# Pink Tyranids



## Zeromus316 (Mar 27, 2009)

Hey everyone. I am so excited to finally have started a project log! I worked on conversions all day today and got my 1000 point nid army all primed and ready to start painting. I was meaning to post some pics up tonight of the conversion work and show you guys all the models which I will be working on however, kinda forgot my camera at my buddies place  (shit) But rest assured everyone that tomorrow I will have the pics up and hopefully i can at least get all my MC's base coated and maybe even started on the detail work. As the thread implies I am painting my tyranid army nice and pink lol. I am thinking a bleached bone skin tone with a turquoise wash, to help compliment and contrast the bright pink colour of the carapace. Still kinda unsure about the skin tone colour to be honest but I think the turquois wash over the bleached bone will really help to bring the colours together.
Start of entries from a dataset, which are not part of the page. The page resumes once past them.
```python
class GemmDesc(C.Structure):
    _fields_ = [("M", c_i32), ("N", c_i32), ("K", c_i32), ("batch", c_i32), ("batch_inner", c_i32),
                ("dtype_ab", c_i32), ("dtype_c", c_i32), ("epilogue", c_i32),
                ("A", Operand), ("B", Operand),
                ("C", c_vp), ("ldc", c_i64), ("c_stride0", c_i64), ("c_stride1", c_i64),
                ("aux", c_vp), ("ldaux", c_i64), ("aux_stride0", c_i64), ("aux_stride1", c_i64),
# ... 7 lines not shown


class WgradProblem(C.Structure):
    _fields_ = [("dY", c_vp), ("ld_dy", c_i64), ("X", c_vp), ("ld_x", c_i64), ("dW", c_vp), ("ld_dw", c_i64),
                ("dbias", c_vp), ("n_out", c_i32), ("n_in", c_i32)]


_SIGS = {
    "w2v2_version": (c_i32, []),
    "w2v2_last_error": (C.c_char_p, []),
    "w2v2_gemm": (c_i32, [C.POINTER(GemmDesc), c_vp]),
    "w2v2_gemm_kernel_of": (c_i32, [c_vp]),
    "w2v2_gemm_timed": (c_i32, [C.POINTER(GemmDesc), c_vp, c_i32]),
    "w2v2_timer_read": (c_i32, [c_i32, c_i32, c_vp]),
    "w2v2_tune_gemm_kernel": (c_i32, [c_i32]),
    "w2v2_tune_gemm_debug": (c_i32, [c_i32]),
    "w2v2_tune_gemm_f32_tile": (c_i32, [c_i32]),
    "w2v2_tune_gemm_ring_debug": (c_i32, [c_i32]),
    "w2v2_gemm_f32_last_kernel": (c_i32, []),
    "w2v2_zero_ranges": (c_i32, [c_vp, c_vp, c_i32, c_i32, c_vp]),
    "w2v2_mean": (c_i32, [c_vp, c_vp, c_i32, c_vp]),
    "w2v2_wgrad_grouped": (c_i32, [C.POINTER(WgradProblem), c_i32, c_i32, c_i32, c_i32, c_vp]),
    "w2v2_wgrad_kernel_of": (c_i32, [C.POINTER(WgradProblem), c_i32]),
    "w2v2_tune_wgrad_kernel": (c_i32, [c_i32]),
    "w2v2_conv0_workspace_floats": (c_i32, [c_i32, c_i32, c_i32, c_i32]),
    "w2v2_conv0_stats": (c_i32, [c_vp, c_vp, c_vp, c_vp, c_i32, c_i32, c_i32, c_i32, c_i32, c_f32, c_vp]),
    "w2v2_conv0_stats_mfma": (c_i32, [c_vp, c_vp, c_vp, c_vp, c_i32, c_i32, c_i32, c_i32, c_i32, c_f32, c_vp]),
    "w2v2_conv0_stats_len": (c_i32, [c_vp, c_vp, c_vp, c_vp, c_vp, c_i32, c_i32, c_i32, c_i32, c_i32, c_f32, c_vp]),
    "w2v2_conv0_stats_mfma_len": (c_i32, [c_vp, c_vp, c_vp, c_vp, c_vp, c_i32, c_i32, c_i32, c_i32, c_i32, c_f32,
                                          c_vp]),
# ... 210 lines not shown
```

### w2v2_speaker_amd/csrc/common.h

```cpp
#pragma once
#include <hip/hip_runtime.h>
#include <hip/hip_ext.h>
#include <stdint.h>
#include <stdio.h>
#include <math.h>
#include <type_traits>
#include <utility>

#include "../../include/w2v2_hip.h"
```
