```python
def lib():
    global _lib
    if _lib is None:
        if not os.path.exists(LIB_PATH):
            raise EgtrHipError(
                f"{LIB_PATH} not found: the HIP extension has not been built "
                "(run `make -C egtr_amd/csrc` or __graft_entry__.build()). There is no CPU fallback.")
        handle = ctypes.CDLL(LIB_PATH)
        handle.egtr_abi_version.restype = ctypes.c_int
        got = handle.egtr_abi_version()
# ... 60 lines not shown
```

### egtr_amd/backbone.py

```python
import os

import torch
import torch.nn.functional as F
from torch import nn


TRAIN_FUSED_EPILOGUE = True
NHWC_BF16 = os.environ.get("EGTR_BACKBONE_NHWC", "1") != "0"
NHWC_F32 = os.environ.get("EGTR_BACKBONE_NHWC", "1") != "0"
CONV3_FUSED = True
CONV3_FUSED_BF16 = True
CONV1_X6 = True
CONV1_X6_SHAPES = ((64, 64),)
CONV1_SHIFT_ON_LOAD = True
CONV1_PLAIN_SHAPES = ((256, 64), (256, 128), (512, 128), (1024, 256))
CONV1_SPLIT_SHAPES = ()
SHORTCUT_X6 = True
FROZEN_PREFIX_NHWC = True
STEM_FUSED_BF16 = True
STEM_FUSED = True
CONV2_X6 = True
CONV2_X6_MAX_WIDTH = 512


def _fold(conv, bn):
    scale = bn.weight.float() * (bn.running_var.float() + 1e-5).rsqrt()
    shift = bn.bias.float() - bn.running_mean.float() * scale
    return ((conv.weight.float() * scale.reshape(-1, 1, 1, 1)).to(conv.weight.dtype).contiguous(),
            shift.contiguous())


def conv1x1_as_gemm(x, weight):
    b, c, h, w_ = x.shape
    return torch.matmul(weight.reshape(weight.shape[0], c), x.reshape(b, c, h * w_)).view(b, -1, h, w_)


class DeformableDetrFrozenBatchNorm2d(nn.Module):

    def __init__(self, n):
        super().__init__()
        self.register_buffer("weight", torch.ones(n))
        self.register_buffer("bias", torch.zeros(n))
        self.register_buffer("running_mean", torch.zeros(n))
        self.register_buffer("running_var", torch.ones(n))

    def _load_from_state_dict(self, state_dict, prefix, local_metadata, strict, missing_keys, unexpected_keys,
                              error_msgs):
        state_dict.pop(prefix + "num_batches_tracked", None)
        super()._load_from_state_dict(state_dict, prefix, local_metadata, strict, missing_keys, unexpected_keys,
                                      error_msgs)

    def forward(self, x):
        scale = self.weight * (self.running_var + 1e-5).rsqrt()
        shift = self.bias - self.running_mean * scale
        return x * scale.reshape(1, -1, 1, 1) + shift.reshape(1, -1, 1, 1)
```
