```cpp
typedef struct XpGemm {
  const void* a;
  const void* b;
  void* c;
  const float* bias;
  const void* residual;
  void* aux;
  int64_t M, N, K;
  int64_t lda, ldb, ldc, ldr, ld_aux;
  int32_t a_layout, b_layout;
  int32_t act, out;
  int32_t splits;
  int32_t scale_cols;
  float alpha, col_scale;
  int64_t c_group, c_group_stride, r_group, r_group_stride;
  int32_t block_n;
  int32_t max_ctas;
  int32_t cta_pair;
  int32_t reserved;
} XpGemm;

int xp_gemm(const XpGemm* g, void* stream);

typedef struct XpRowMap {
  int64_t group, group_stride, ld;
  const int64_t* offsets;
} XpRowMap;

int xp_layernorm_fwd(const void* x, const XpRowMap* xmap, void* y, const XpRowMap* ymap, const float* gamma,
// ... 162 lines not shown
```

xpretrain_b200/_lib.py:

```python
from __future__ import annotations

import ctypes as C
import os

_HERE = os.path.dirname(os.path.abspath(__file__))
LIB_PATH = os.path.join(_HERE, "lib", "libxpretrain_b200.so")

c_void_p, c_int, c_i64, c_float = C.c_void_p, C.c_int32, C.c_int64, C.c_float


class XpGemm(C.Structure):
    _fields_ = [
        ("a", c_void_p), ("b", c_void_p), ("c", c_void_p), ("bias", c_void_p), ("residual", c_void_p), ("aux", c_void_p),
        ("M", c_i64), ("N", c_i64), ("K", c_i64),
        ("lda", c_i64), ("ldb", c_i64), ("ldc", c_i64), ("ldr", c_i64), ("ld_aux", c_i64),
        ("a_layout", c_int), ("b_layout", c_int), ("act", c_int), ("out", c_int),
        ("splits", c_int), ("scale_cols", c_int), ("alpha", c_float), ("col_scale", c_float),
        ("c_group", c_i64), ("c_group_stride", c_i64), ("r_group", c_i64), ("r_group_stride", c_i64),
        ("block_n", c_int), ("max_ctas", c_int), ("cta_pair", c_int), ("reserved", c_int),
    ]


class XpRowMap(C.Structure):
    _fields_ = [("group", c_i64), ("group_stride", c_i64), ("ld", c_i64), ("offsets", c_void_p)]
# ... 8 lines not shown

class XpDenseAttn(C.Structure):
    _fields_ = [("n_rows", c_i64), ("ld_qkv", c_i64), ("ld_out", c_i64), ("heads", c_int), ("n_seq", c_int),
                ("seq_len", c_int), ("reserved", c_int)]


class XpNceGather(C.Structure):
    _fields_ = [("vis_local", c_void_p), ("txt_local", c_void_p), ("peer_bufs", c_void_p), ("logit_scale", c_void_p),
                ("g_scaled", c_void_p), ("vis_hi", c_void_p), ("txt_hi", c_void_p), ("loss", c_void_p),
                ("d_logit_scale", c_void_p), ("workspace", c_void_p), ("rank", c_int), ("world", c_int), ("b", c_int),
                ("d", c_int), ("epoch", C.c_uint32), ("mode", c_int), ("ld_g", c_i64)]


class XpNceTerm(C.Structure):
    _fields_ = [("axis", c_int), ("members", c_int), ("excl_diag", c_int), ("target", c_int)]


class XpNceTerms(C.Structure):
    _fields_ = [("z", c_void_p * 3), ("g", c_void_p * 3), ("ld", c_i64 * 3), ("n", c_int * 3), ("n_mats", c_int),
                ("n_terms", c_int), ("term", XpNceTerm * 6), ("logit_scale", c_void_p), ("scale", c_float),
                ("loss", c_void_p), ("d_logit_scale", c_void_p), ("workspace", c_void_p)]


ACT_NONE, ACT_QUICK_GELU, ACT_DQUICK_GELU, ACT_GELU_ERF, ACT_DGELU_ERF = 0, 1, 2, 3, 4
OUT_BF16, OUT_F32, OUT_F32_ATOMIC = 0, 1, 2
DTYPE_F32, DTYPE_BF16, DTYPE_F16 = 0, 1, 2

P = C.POINTER
SIGNATURES = {
    "xp_version": (c_int, []),
    "xp_last_error": (C.c_char_p, []),
    "xp_launch_count": (c_i64, []),
    "xp_launch_count_reset": (None, []),
    "xp_gemm": (c_int, [P(XpGemm), c_void_p]),
    "xp_layernorm_fwd": (c_int, [c_void_p, P(XpRowMap), c_void_p, P(XpRowMap), c_void_p, c_void_p, c_void_p, c_void_p,
                                 c_i64, c_int, c_float, c_void_p]),
    "xp_layernorm_add_fwd": (c_int, [c_void_p, P(XpRowMap), c_int, c_void_p, P(XpRowMap), c_void_p, P(XpRowMap), c_void_p,
                                     P(XpRowMap), c_int, c_void_p, c_void_p, c_void_p, c_void_p, c_i64, c_int, c_float,
                                     c_void_p]),
    "xp_layernorm_bwd": (c_int, [c_void_p, P(XpRowMap), c_void_p, P(XpRowMap), c_int, c_void_p, c_void_p, c_void_p, c_void_p,
                                 P(XpRowMap), c_void_p, P(XpRowMap), c_void_p, c_void_p, c_void_p, c_i64, c_int, c_void_p]),
    "xp_l2norm_fwd": (c_int, [c_void_p, c_void_p, c_void_p, c_int, c_int, c_void_p]),
    "xp_l2norm_bwd": (c_int, [c_void_p, c_void_p, c_void_p, c_void_p, c_int, c_int, c_float, c_void_p]),
    "xp_frame_pool_fwd": (c_int, [c_void_p, c_void_p, c_void_p, c_void_p, c_int, c_int, c_int, c_void_p]),
    "xp_frame_pool_bwd": (c_int, [c_void_p, c_void_p, c_void_p, c_void_p, c_void_p, c_void_p, c_int, c_int, c_int,
                                  c_float, c_void_p]),
    "xp_colsum_bf16": (c_int, [c_void_p, c_i64, c_void_p, c_i64, c_int, c_float, c_void_p]),
    "xp_cast_f32_bf16": (c_int, [c_void_p, c_void_p, c_i64, c_void_p]),
    "xp_vip_patchify": (c_int, [c_void_p, c_int, c_void_p, c_i64, c_int, c_int, c_int, c_void_p]),
    "xp_vip_patchify_u8": (c_int, [c_void_p, c_void_p, c_i64, c_int, c_int, c_int, P(c_float), P(c_float), c_void_p]),
    "xp_vip_embed_tables": (c_int, [c_void_p, c_void_p, c_void_p, c_void_p, c_void_p, c_void_p, c_int, c_int, c_int,
                                    c_int, c_int, c_int, c_void_p]),
    "xp_vip_embed_bwd": (c_int, [c_void_p, c_void_p, c_void_p, c_void_p, c_void_p, c_void_p, c_int, c_int, c_int, c_int,
                                 c_int, c_int, c_void_p]),
    "xp_text_embed_fwd": (c_int, [c_void_p, c_void_p, c_void_p, c_void_p, c_int, c_int, c_int, c_int, c_void_p,
                                  c_void_p]),
    "xp_text_embed_bwd": (c_int, [c_void_p, c_void_p, c_void_p, c_void_p, c_int, c_int, c_int, c_int, c_void_p]),
    "xp_eos_offsets": (c_int, [c_void_p, c_void_p, c_void_p, c_int, c_int, c_int, c_void_p]),
    "xp_vip_attention_workspace_bytes": (c_i64, [c_int, c_int, c_int, c_int]),
    "xp_vip_attention_fwd": (c_int, [c_void_p, c_void_p, c_void_p, c_void_p, c_int, c_int, c_int, c_int, c_int, c_int,
                                     c_void_p]),
    "xp_vip_attention_bwd": (c_int, [c_void_p, c_void_p, c_void_p, c_void_p, c_void_p, c_void_p, c_int, c_int, c_int,
                                     c_int, c_int, c_int, c_float, c_void_p]),
    "xp_text_attention_fwd": (c_int, [c_void_p, c_void_p, c_void_p, c_void_p, c_int, c_int, c_int, c_int, c_void_p]),
    "xp_text_attention_bwd": (c_int, [c_void_p, c_void_p, c_void_p, c_void_p, c_int, c_int, c_int, c_int, c_float,
                                      c_void_p]),
# ... 59 lines not shown
```

xpretrain_b200/csrc/attn_wgmma.cuh:

```cuda
#pragma once
#include "ptx.cuh"
#include "mma_frag.cuh"

namespace xp {

constexpr int ATILE = 64;
constexpr int ATILE_BYTES = ATILE * 128;
constexpr int STREAM_THREADS = 384;

constexpr int stream_fwd_smem(int stages) { return (2 + 2 * stages) * ATILE_BYTES + 1024 + 64; }
constexpr int stream_kv_smem(int stages) { return (4 + 2 * stages) * ATILE_BYTES + stages * 2 * ATILE * 4 + 1024 + 64; }
constexpr int stream_q_smem(int stages) { return (4 + 2 * stages) * ATILE_BYTES + 1024 + 64; }

__device__ __forceinline__ uint64_t kdesc(uint32_t addr) { return make_smem_desc_sw128(addr, 16, 1024); }
__device__ __forceinline__ uint64_t mndesc(uint32_t addr) { return make_smem_desc_sw128(addr, 8192, 1024); }

__device__ __forceinline__ void acc_to_afrag(const float (&x)[32], uint32_t (&a)[4][4]) {
#pragma unroll
  for (int ks = 0; ks < 4; ++ks) {
    a[ks][0] = pack_bf16(x[8 * ks + 0], x[8 * ks + 1]);
    a[ks][1] = pack_bf16(x[8 * ks + 2], x[8 * ks + 3]);
    a[ks][2] = pack_bf16(x[8 * ks + 4], x[8 * ks + 5]);
    a[ks][3] = pack_bf16(x[8 * ks + 6], x[8 * ks + 7]);
  }
// ... 43 lines not shown
  for (int i = 0; i < 32; ++i) {
    const float pv = fast_exp2(fmaf(s[i], LOG2E, -mb[(i >> 1) & 1]));
    s[i] = pv;
    l_run[(i >> 1) & 1] += pv;
  }
  uint32_t ph[4][4], pl[4][4];
  acc_to_afrag(s, ph);
#pragma unroll
  for (int ks = 0; ks < 4; ++ks)
#pragma unroll
    for (int j = 0; j < 4; ++j)
      pl[ks][j] = pack_bf16(s[8 * ks + 2 * j] - bf16_lo(ph[ks][j]), s[8 * ks + 2 * j + 1] - bf16_hi(ph[ks][j]));
  wgmma_fence_regs(o);
  wgmma_fence();
#pragma unroll
  for (int ks = 0; ks < 4; ++ks) {
    const uint64_t vd = mndesc(sV + ks * 16 * 128);
    wgmma_m64n64k16_rs<1>(o, ph[ks], vd);
    wgmma_m64n64k16_rs<1>(o, pl[ks], vd);
  }
  wgmma_commit();
  wgmma_wait<0>();
  wgmma_fence_regs(o);
}

__device__ __forceinline__ void quad_sum(float (&l_run)[2]) {
#pragma unroll
  for (int r = 0; r < 2; ++r) {
    l_run[r] += __shfl_xor_sync(0xffffffffu, l_run[r], 1);
    l_run[r] += __shfl_xor_sync(0xffffffffu, l_run[r], 2);
  }
}
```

My only fear with the pink is that it might distracted the viewer's eye from the rest of the detail on the model. If anyone else has any suggestions as to any alternative colours for the skin, I am more than happy to listen to your suggestions.

So i will be back tomorrow with plenty of pics of the terrifying pink tyranids!


----------



## Shaun_wi (Oct 8, 2008)

My wife has just started a tyranid army and has a very similar scheme to you. Bright pink carapaces with hawk turqoise skin. I must admit they look cooland the turqoise compliments the pink well. We call her force Hive Fleet Ladyboy :grin:


----------